I have 2D matrix of size like 512x512 or so. I also have a set of points with coordinates within bounds of the mentioned matrix ([0..512,0..512] in this case then) and each such point stores a property value (e.g.temperature).

The points usually lie on a curve or form a line or circle, so they are neither randomly nor uniformly distributed over the area. Also, they have float coordinates but making them integer values would not be a problem.

What I would like to obtain is the full matrix with interpolated data.

I tried to use inverse distance weighting method and it worked quite good except the computation time for such a grid (512x512) and, say, 1000 point is too high (like 10 seconds, but i would like to find the solution within one or two seconds; I am using C++ if it matters).

So I was wondering if someone had similiar problem and how it was solved.

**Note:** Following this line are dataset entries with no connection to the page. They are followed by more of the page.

# GSByeon/multi-speaker-tacotron-tensorflow

Measured on AMD Instinct MI355X. Metric: mel-frames/sec (batched decode), higher is better.
Workload: dtype f32 storage and accumulation; feed-forward GEMMs as 3-term split-bf16 MFMA (bf16x3), the attention memory layer as 6-term split-bf16 MFMA (operands split three ways: fp32-grade); recurrent / decoder mat-vecs exact fp32

## Files before the change

### multi-speaker-tacotron-tensorflow_amd/csrc/taco_decoder_xcd.h

```cpp
#pragma once
#include "taco_kernels.h"

typedef __attribute__((address_space(1))) unsigned long long dx_gu64;
typedef __attribute__((address_space(1))) unsigned dx_gu32;

#define DX_NT 512
#define DX_NW 8
#define DX_GROUP 32
#define DX_NGROUP 8
#define DX_W 256
#define DX_P2 128
#define DX_P3 64
#define DX_SPIN_LIMIT (1u << 21)
#ifndef DX_POLL_SLEEP
#define DX_POLL_SLEEP 0
#endif
#ifndef DX_FIRST_POLL_DELAY
#define DX_FIRST_POLL_DELAY 5
#endif
#ifndef DX_PRIO_OLD
#define DX_PRIO_OLD 1
#endif
#ifndef DX_POLL_DELAY_B
#define DX_POLL_DELAY_B 5
#endif
#define DX_TRACE_STEPS 8
#define DX_TRACE_SLOTS 16

enum {
  DXR_P2 = 0,
  DXR_AGH = 4,
  DXR_AGX = 12,
  DXR_AC = 18,
  DXR_G1H = 22,
  DXR_G1A = 30,
  DXR_G1B = 46,
  DXR_G1C = 62,
  DXR_G2H = 66,
  DXR_G2X = 74,
  DXR_G2C = 86,
  DXR_P1C = 90,
  DXR_P1O = 94,
  DXR_F = 98,
  DX_NREG = 106
};

enum { DXS_P2 = 0, DXS_HATT = 128, DXS_CTX = 384, DXS_OUT2 = 640, DXS_T = 896, DXS_H1 = 1152, DXS_OUT1 = 1408, DXS_H2 = 1664,
       DXS_LD = 1920 };
enum { DXB_P1 = 0, DXB_P2, DXB_AR, DXB_AU, DXB_AC, DXB_G1R, DXB_G1U, DXB_G1X, DXB_O0, DXB_G1C, DXB_G2R, DXB_G2U, DXB_G2C, DXB_F0, DXB_F1,
       DXB_P3, DXB_N };
enum { DXRB_AR = 0, DXRB_AU, DXRB_AX, DXRB_G1R, DXRB_G1U, DXRB_G1X, DXRB_O0, DXRB_N };

enum { DXT_P1 = 0, DXT_HA, DXT_RA, DXT_UA, DXT_CA, DXT_RHA, DXT_Q, DXT_O0, DXT_R1, DXT_U1, DXT_C1, DXT_RH1, DXT_H1, DXT_O1,
       DXT_R2, DXT_U2, DXT_C2, DXT_RH2, DXT_H2, DXT_O2, DXT_N };

struct DxX { int p1, p2, rha, ha, sc, ctx, rh1, h1, o1, rh2, h2, p3, fb, total; };
__host__ __device__ inline DxX dx_xlayout(int RG, int T_in) {
  DxX x; int o = 0;
  x.p1 = o; o += RG * DX_W;  x.p2 = o; o += RG * DX_P2; x.rha = o; o += RG * DX_W; x.ha = o; o += RG * DX_W;
  x.sc = o; o += DX_GROUP * T_in;
  x.ctx = o; o += RG * DX_W; x.rh1 = o; o += RG * DX_W; x.h1 = o; o += RG * DX_W; x.o1 = o; o += RG * DX_W;
  x.rh2 = o; o += RG * DX_W; x.h2 = o; o += RG * DX_W;
  x.p3 = o; o += RG * DX_P3;
  x.fb = o; o += RG * DX_P2;
  x.total = o;
  return x;
}
__host__ __device__ inline size_t dx_lds_floats(int RG, int T_in, bool teacher = false, int AW = DX_W) {
  const int Pr = DX_GROUP / RG, DC = DX_W / Pr, Tpad = (T_in + 3) & ~3;
  const int Pc = Pr < 8 ? Pr : 8, Pp = Pr / Pc, DS = AW / Pc, TS = (T_in + Pp - 1) / Pp;
  size_t n = 0;
  n += (size_t)RG * DXS_LD;
  n += (size_t)TS * DS;
  n += (size_t)T_in * DC;
  n += 4 * (size_t)Tpad;
  n += 3 * 64;
  n += (size_t)DX_NW * 64;
  n += (size_t)DXB_N * DX_NW;
  n += (size_t)DXRB_N * RG * DX_NW;
  n += (size_t)((T_in + 63) & ~63);
  if (teacher) n += (size_t)RG * DX_W;
  n += 64;
  return n;
}
__host__ __device__ inline int dx_score_blocks(int RG) { const int Pr = DX_GROUP / RG; return Pr < 8 ? Pr : 8; }
__host__ __device__ inline int dx_q_regs(int RG, int AW = DX_W) { return (AW / dx_score_blocks(RG)) / 2; }

struct DxArgs {
  const float* wpack;
  const float* qpack;
  const float* b_p1_0; const float* b_p1c; const float* b_p2;
  const float* b_p3;
  const float* b_ag; const float* b_ac;
  const float* b_g1f;
  const float* b_g1c; const float* b_g2g; const float* b_g2c;
  const float* b_f;
  const float* att_v; const float* att_b; const float* score_bias;
  const float* keys; const float* values;
  const float* h_att0; const float* h10; const float* h20;
  const float* manual;
  const float* rowbias;
  const float* teacher;
  const float* p1o_raw;
  int own_fb;
  float* tape; size_t tstride;
  float* tp_p2; float* tp_ctx; int ld_p2, ld_ctx;
  float* tp_e; float* tp_alpha;
  int mels;
  float* mel; float* hist; int* nz; float* dbg;
  unsigned long long* xbuf; unsigned* ctl; unsigned* err; long long* trace;
  int B, T_in, n, rM, att_type, grp0, ngroups, force_wt, dbgw;
  int trc_member, trc_tid;
};

#define DX_DPP0(v, ctrl) __int_as_float(__builtin_amdgcn_update_dpp(0, __float_as_int(v), (ctrl), 0xF, 0xF, false))
#define DX_DPPZ(v, ctrl, rmask, bmask) __int_as_float(__builtin_amdgcn_update_dpp(0, __float_as_int(v), (ctrl), (rmask), (bmask), true))
__device__ __forceinline__ float dx_allsum(float v) {
  v += DX_DPP0(v, 0xB1);
  v += DX_DPP0(v, 0x4E);
  v += DX_DPP0(v, 0x141);
  v += DX_DPP0(v, 0x140);
  v += DX_DPPZ(v, 0x142, 0xA, 0xF);
  v += DX_DPPZ(v, 0x143, 0xC, 0xF);
  return __int_as_float(__builtin_amdgcn_readlane(__float_as_int(v), 63));
}
__device__ __forceinline__ float dx_allmax(float v) {
  v = fmaxf(v, DX_DPP0(v, 0xB1)); v = fmaxf(v, DX_DPP0(v, 0x4E)); v = fmaxf(v, DX_DPP0(v, 0x141)); v = fmaxf(v, DX_DPP0(v, 0x140));
  const float a = __int_as_float(__builtin_amdgcn_readlane(__float_as_int(v), 0)), b = __int_as_float(__builtin_amdgcn_readlane(__float_as_int(v), 16));
  const float c = __int_as_float(__builtin_amdgcn_readlane(__float_as_int(v), 32)), d = __int_as_float(__builtin_amdgcn_readlane(__float_as_int(v), 48));
  return fmaxf(fmaxf(a, b), fmaxf(c, d));
}
__device__ __forceinline__ float dx_quadsum(float v) { v += DX_DPP0(v, 0xB1); v += DX_DPP0(v, 0x4E); return v; }
__device__ __forceinline__ float dx_scan(float v) {
  float t = v + DX_DPPZ(v, 0x111, 0xF, 0xF);
  t += DX_DPPZ(v, 0x112, 0xF, 0xF);
  t += DX_DPPZ(v, 0x113, 0xF, 0xF);
  t += DX_DPPZ(t, 0x114, 0xF, 0xE);
  t += DX_DPPZ(t, 0x118, 0xF, 0xC);
  t += DX_DPPZ(t, 0x142, 0xA, 0xF);
  t += DX_DPPZ(t, 0x143, 0xC, 0xF);
  return t;
}
__device__ __forceinline__ float dx_sigmoid_fast(float x) { return __builtin_amdgcn_rcpf(1.0f + __builtin_amdgcn_exp2f(-1.4426950408889634f * x)); }

template <int REG0, int NCOLS, int RG, int NW = DX_NREG, int LD = DXS_LD>
__device__ __forceinline__ void dx_pass(const float (&W)[NW], const float* x, int lane, float (&acc)[NCOLS][RG]) {
#pragma unroll
  for (int r = 0; r < RG; ++r) {
    const float4 xv = *reinterpret_cast<const float4*>(x + r * LD + 4 * lane);
#pragma unroll
    for (int c = 0; c < NCOLS; ++c) {
      acc[c][r] = fmaf(W[REG0 + 4 * c + 0], xv.x, acc[c][r]);
      acc[c][r] = fmaf(W[REG0 + 4 * c + 1], xv.y, acc[c][r]);
      acc[c][r] = fmaf(W[REG0 + 4 * c + 2], xv.z, acc[c][r]);
      acc[c][r] = fmaf(W[REG0 + 4 * c + 3], xv.w, acc[c][r]);
    }
  }
}
template <int REG0, int NCOLS, int RG>
__device__ __forceinline__ void dx_pass2(const float (&W)[DX_NREG], const float* x, int lane, float (&acc)[NCOLS][RG]) {
#pragma unroll
  for (int r = 0; r < RG; ++r) {
    const float2 xv = *reinterpret_cast<const float2*>(x + r * DXS_LD + 2 * lane);
#pragma unroll
    for (int c = 0; c < NCOLS; ++c) {
      acc[c][r] = fmaf(W[REG0 + 2 * c + 0], xv.x, acc[c][r]);
      acc[c][r] = fmaf(W[REG0 + 2 * c + 1], xv.y, acc[c][r]);
    }
  }
}
template <int REG0, int NCOLS, int RG>
__device__ __forceinline__ void dx_pass1(const float (&W)[DX_NREG], const float* x, int lane, float (&acc)[NCOLS][RG]) {
#pragma unroll
  for (int r = 0; r < RG; ++r) {
    const float xv = x[r * DXS_LD + lane];
#pragma unroll
    for (int c = 0; c < NCOLS; ++c) acc[c][r] = fmaf(W[REG0 + c], xv, acc[c][r]);
  }
}
template <int NCOLS, int RG>
__device__ __forceinline__ void dx_zero(float (&acc)[NCOLS][RG]) {
#pragma unroll
  for (int c = 0; c < NCOLS; ++c)
#pragma unroll
    for (int r = 0; r < RG; ++r) acc[c][r] = 0.f;
}
template <int RG> struct DxRL { static constexpr int value = RG >= 4 ? RG / 4 : 1; };
template <int RG>
__device__ __forceinline__ int dx_row(int lane, int q) {
  if (RG >= 4) return (lane & 1) * (RG / 2) + ((lane >> 1) & 1) * (RG / 4) + q;
  if (RG == 2) return lane & 1;
  return 0;
}
__device__ __forceinline__ float dx_xrow16(float v) {
  const unsigned u = __float_as_uint(v);
  auto r = __builtin_amdgcn_permlane16_swap(u, u, false, false);
  return __uint_as_float(r[0]) + __uint_as_float(r[1]);
}
__device__ __forceinline__ float dx_xrow32(float v) {
  const unsigned u = __float_as_uint(v);
  auto r = __builtin_amdgcn_permlane32_swap(u, u, false, false);
  return __uint_as_float(r[0]) + __uint_as_float(r[1]);
}
template <int NC, int RG>
__device__ __forceinline__ void dx_reduce(const float (&a)[NC][RG], float (&out)[NC][DxRL<RG>::value], int lane) {
  constexpr int RL = DxRL<RG>::value;
  const bool b0 = (lane & 1) != 0, b1 = (lane & 2) != 0;
  float d[NC][RL];
  if (RG >= 4) {
    constexpr int H = RG / 2, Q = RG / 4;
    float b[NC][H];
#pragma unroll
    for (int c = 0; c < NC; ++c)
#pragma unroll
      for (int p = 0; p < H; ++p) {
        const float keep = b0 ? a[c][H + p] : a[c][p], send = b0 ? a[c][p] : a[c][H + p];
        b[c][p] = keep + DX_DPP0(send, 0xB1);
      }
#pragma unroll
    for (int c = 0; c < NC; ++c)
#pragma unroll
      for (int q = 0; q < Q; ++q) {
        const float keep = b1 ? b[c][Q + q] : b[c][q], send = b1 ? b[c][q] : b[c][Q + q];
        d[c][q] = keep + DX_DPP0(send, 0x4E);
      }
  } else if (RG == 2) {
#pragma unroll
    for (int c = 0; c < NC; ++c) {
      const float keep = b0 ? a[c][1] : a[c][0], send = b0 ? a[c][0] : a[c][1];
      const float t = keep + DX_DPP0(send, 0xB1);
      d[c][0] = t + DX_DPP0(t, 0x4E);
    }
  } else {
#pragma unroll
    for (int c = 0; c < NC; ++c) {
      const float t = a[c][0] + DX_DPP0(a[c][0], 0xB1);
      d[c][0] = t + DX_DPP0(t, 0x4E);
    }
  }
#pragma unroll
  for (int c = 0; c < NC; ++c)
#pragma unroll
    for (int q = 0; q < RL; ++q) d[c][q] += DX_DPP0(d[c][q], 0x124);
#pragma unroll
  for (int c = 0; c < NC; ++c)
#pragma unroll
    for (int q = 0; q < RL; ++q) d[c][q] += DX_DPP0(d[c][q], 0x128);
#pragma unroll
  for (int c = 0; c < NC; ++c)
#pragma unroll
    for (int q = 0; q < RL; ++q) d[c][q] = dx_xrow16(d[c][q]);
#pragma unroll
  for (int c = 0; c < NC; ++c)
#pragma unroll
    for (int q = 0; q < RL; ++q) out[c][q] = dx_xrow32(d[c][q]);
}
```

  • $\begingroup$ The end of your question looks cut off. $\endgroup$ Dec 19, 2012 at 9:59
  • $\begingroup$ @Mario: Thanks, I added the rest of it. $\endgroup$
    – user53681
    Dec 19, 2012 at 10:18

1 Answer 1


One solution which I have used to interpolate heights in a grid from a set of contour lines is to use heat diffusion. Consider a sheet of metal initially at temperature 0 and make your curves of constant temperature. Now simulate heat diffusion using Laplace's equation with a discrete formulation. This reduces to a huge linear system. The key to performance is to use a multiresolution approach.

One reference is

Gousie, M. B. Contours to Digital Elevation Models: Grid-Based Surface Reconstruction Methods. PhD thesis, Rensselaer Polytechnic Institute, 1998

See http://cs.wheatonma.edu/~mgousie/research.html.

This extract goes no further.